Consortium Requirement:Consortium required. Each proposal must involve a consortium or platform of CSOs and include at least two local organizations or community-based organizations of women working on women’s entrepreneurship and economic empowerment. If the lead is not established in Mauritania, at least one co-applicant must be legally established in Mauritania.

Beneficiary Scope (Geographic Eligibility):Eligible applicant nationalities under NDICI: EU Member States; EEA and IPA III beneficiaries; Neighbourhood countries and the Russian Federation when applicable; ODA-recipient developing countries not in the G20 and OCTs; ODA-recipient G20 developing countries and others when participating under the instrument; countries granted reciprocal access by the Commission; OECD members for contracts implemented in an LDC or Heavily Indebted Poor Country. International organizations are eligible without the establishment condition. Actions must be implemented exclusively in Mauritania.
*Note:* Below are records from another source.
template <int DMAW>
struct Geo {
    static constexpr int LAUNCH_THREADS = 64 * (WAVES + DMAW);
    static constexpr int THREADS = 64 * (DMAW ? DMAW : WAVES);
    static constexpr int TH = WAVES * RW;
    static constexpr int PH = TH + 2;
    static constexpr int NPIX = PH * PW;
    static constexpr int IN_ITEMS = 4 * NPIX;
    static constexpr int IN_ROUNDS = (IN_ITEMS + THREADS - 1) / THREADS;
    static constexpr int IN_BYTES = IN_ITEMS * 16;
// ... 243 lines not shown
            const bool valid = X < a.w_ && Y < y_hi;
            const size_t pix = ((size_t)n * a.h + (Y < a.h ? Y : 0)) * a.w_ + (X < a.w_ ? X : 0);
            f32x4 v0, v1;
#pragma unroll
            for (int i = 0; i < 4; ++i) {
                const float e = fmaf(acc16[r][nh][0][1][i], LO_INV, acc16[r][nh][0][0][i]);
                const float o = fmaf(acc16[r][nh][1][1][i], LO_INV, acc16[r][nh][1][0][i]);
                const auto sw_ = __builtin_amdgcn_permlane16_swap(__float_as_uint(e), __float_as_uint(o), false, false);
                v0[i] = __uint_as_float(sw_[0]);
                v1[i] = __uint_as_float(sw_[1]);
            }
            v0 += bz0;
            v1 += bz1;
            if (a.lrelu) {
#pragma unroll
                for (int i = 0; i < 4; ++i) { v0[i] = fmaxf(v0[i], v0[i] * 0.2f); v1[i] = fmaxf(v1[i], v1[i] * 0.2f); }
            }
            auto slot = [&](const Map& mp, int coff) -> size_t { return (size_t)((coff + 32 * cg) >> 4) * mp.chunk + pix * mp.pix + piece8; };
            if (res1) {
                f32x4 q0, q1;
                load_regrouped(res1 + slot(a.res1_map, 0), a.res1_map.chunk, q0, q1);
#pragma unroll
                for (int i = 0; i < 4; ++i) { v0[i] = __fadd_rn(__fmul_rn(v0[i], a.s1), q0[i]); v1[i] = __fadd_rn(__fmul_rn(v1[i], a.s1), q1[i]); }
            }
            if (res2) {
                f32x4 q0, q1;
                load_regrouped(res2 + slot(a.res2_map, 0), a.res2_map.chunk, q0, q1);
#pragma unroll
                for (int i = 0; i < 4; ++i) { v0[i] = __fadd_rn(__fmul_rn(v0[i], a.s2), q0[i]); v1[i] = __fadd_rn(__fmul_rn(v1[i], a.s2), q1[i]); }
            }
            if (out || out2) {
                uint4 cx, cx1;
                bool bad_here = false;
                split_regroup(v0, v1, cx, cx1, bad_here);
                bad |= bad_here && valid;
                if (valid && out) {
                    uint16_t* p = out + slot(a.out_map, a.out_coff);
                    store16(p, cx);
                    store16(p + a.out_map.chunk, cx1);
                }
                if (valid && out2) {
                    uint16_t* p = out2 + slot(a.out2_map, 0);
                    store16(p, cx);
                    store16(p + a.out2_map.chunk, cx1);
                }
            }
            if (!valid) continue;
            if (a.cout_real > 0 && cb == 0) {
#pragma unroll
                for (int q = 0; q < 4; ++q) {
                    if (q >= a.cout_real) break;
                    const float x = poison ? __builtin_nanf("") : v0[q];
                    if (a.out_nchw) a.out_nchw[(((size_t)n * a.cout_real + q) * a.h + Y) * a.w_ + X] = x;
                    if (a.out_u8) {
                        float qv = fminf(fmaxf(x, 0.f), 1.f) * 255.0f;
                        qv = a.u8_round ? rintf(qv) : truncf(qv);
                        const int ch = a.u8_flip ? (a.cout_real - 1 - q) : q;
                        a.out_u8[pix * a.cout_real + ch] = (uint8_t)qv;
                    }
                }
            }
        }
    if (bad && a.status) __hip_atomic_store(a.status, 1u, __ATOMIC_RELAXED, __HIP_MEMORY_SCOPE_AGENT);
    STAMP(3);
#if NESR_ABL & 64
    asm volatile("s_waitcnt vmcnt(0)" ::: "memory");
    STAMP(4);
#endif
}

struct RdbArgs {
    const void* cur;
    long long chunk_bytes;
    void* out;
    const void* res2;
    float s1, s2;
    const void* w[5];
    const float* bias[5];
    int n, h, w_;
    unsigned* progress;
    unsigned epoch;
    unsigned* abort_flag;
    unsigned* status;
    unsigned long long timeout_ticks;
};

__device__ __forceinline__ void glds16_s_sc1(const char* sbase, unsigned voff, unsigned lds_dst) {
    unsigned keep;
    asm volatile(
        "s_mov_b32 %0, m0\n\t"
        "s_mov_b32 m0, %3\n\t"
        "s_nop 0\n\t"
        "global_load_lds_dwordx4 %1, %2 sc1\n\t"
        "s_mov_b32 m0, %0"
        : "=&s"(keep)
        : "v"(voff), "s"(sbase), "s"(lds_dst)
        : "memory");
}
__device__ __forceinline__ void store16_wt_s(const char* sbase, unsigned voff, uint4 v) {
    asm volatile("global_store_dwordx4 %0, %1, %2 sc1\n\ts_nop 1" ::"v"(voff), "v"(__builtin_bit_cast(f32x4, v)), "s"(sbase) : "memory");
}
__device__ __forceinline__ f32x4 load16_s(const char* sbase, unsigned voff) {
    return *(const __attribute__((address_space(1))) f32x4*)(sbase + voff);
}

#ifndef NESR_RDB_ABL
#define NESR_RDB_ABL 0
#endif

__device__ __forceinline__ void wait_vmcnt_le(int k) {
    switch (k) {
        case 0: asm volatile("s_waitcnt vmcnt(0)" ::: "memory"); break;
        case 1: asm volatile("s_waitcnt vmcnt(1)" ::: "memory"); break;
        case 2: asm volatile("s_waitcnt vmcnt(2)" ::: "memory"); break;
        case 3: asm volatile("s_waitcnt vmcnt(3)" ::: "memory"); break;
        case 4: asm volatile("s_waitcnt vmcnt(4)" ::: "memory"); break;
        case 5: asm volatile("s_waitcnt vmcnt(5)" ::: "memory"); break;
        case 6: asm volatile("s_waitcnt vmcnt(6)" ::: "memory"); break;
        case 7: asm volatile("s_waitcnt vmcnt(7)" ::: "memory"); break;
        case 8: asm volatile("s_waitcnt vmcnt(8)" ::: "memory"); break;
        case 9: asm volatile("s_waitcnt vmcnt(9)" ::: "memory"); break;
        case 10: asm volatile("s_waitcnt vmcnt(10)" ::: "memory"); break;
        case 11: asm volatile("s_waitcnt vmcnt(11)" ::: "memory"); break;
        default: asm volatile("s_waitcnt vmcnt(12)" ::: "memory"); break;
    }
}

#if NESR_RDB_ABL & 256
__device__ unsigned long long g_rdb_stamps[2][64][8];
__device__ unsigned long long g_rdb_taps[2][8][8];
__device__ unsigned long long g_rdb_arrive[12][8][2];
#define RARRIVE(w, step, ev) do { if (blockIdx.x == 77 && lane == 0 && (step) >= 20 && (step) < 28) { unsigned long long t_ = __builtin_amdgcn_s_memtime(); asm volatile("s_waitcnt lgkmcnt(0)" ::: "memory"); g_rdb_arrive[w][(step) - 20][ev] = t_; } } while (0)
#define RSTAMP(role, step, ev) do { if (blockIdx.x == 77 && lane == 0) { unsigned long long t_ = __builtin_amdgcn_s_memtime(); asm volatile("s_waitcnt lgkmcnt(0)" ::: "memory"); g_rdb_stamps[role][step][ev] = t_; } } while (0)
#else
#define RSTAMP(role, step, ev) do { } while (0)
#define RARRIVE(w, step, ev) do { } while (0)
#endif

Target Sector:Human rights, gender equality, GBV prevention and protection, women’s socio-economic empowerment, entrepreneurship and MSME development, social and solidarity economy, green and circular economy, education and training, health and GBV services, social protection, employment and inclusion, agriculture and agri-food, livestock, aquaculture and blue economy, renewable energy, handicrafts, access to finance and business development services, digital inclusion.

Mentioned Countries:Mauritania. European Union is referenced as the funding body; broader geographic eligibility categories are defined by region and instruments rather than listing individual countries.

Project Stage:Implementation-focused development and deployment of services and support measures at local and national levels, including capacity building, awareness-raising, service delivery, entrepreneurship support, incubation/acceleration, market access facilitation, and investment in productive equipment. Projects include validation and demonstration of approaches in real-world settings and scale-up of existing women-led initiatives.

Funding Amount:Total envelope: €2,270,000. Maximum per lot: €1,135,000. EU co-financing: up to 95% of eligible costs. Mandatory FSTP component: 30–40% of each project’s eligible costs; up to €60,000 per third party (exceptions possible if justified).

Application Type:Restricted call with two sequential submissions: open concept note phase followed by invitation-only full application phase. Electronic submission via PROSPECT; French language. Paper submission permitted only in exceptional circumstances with strict procedures.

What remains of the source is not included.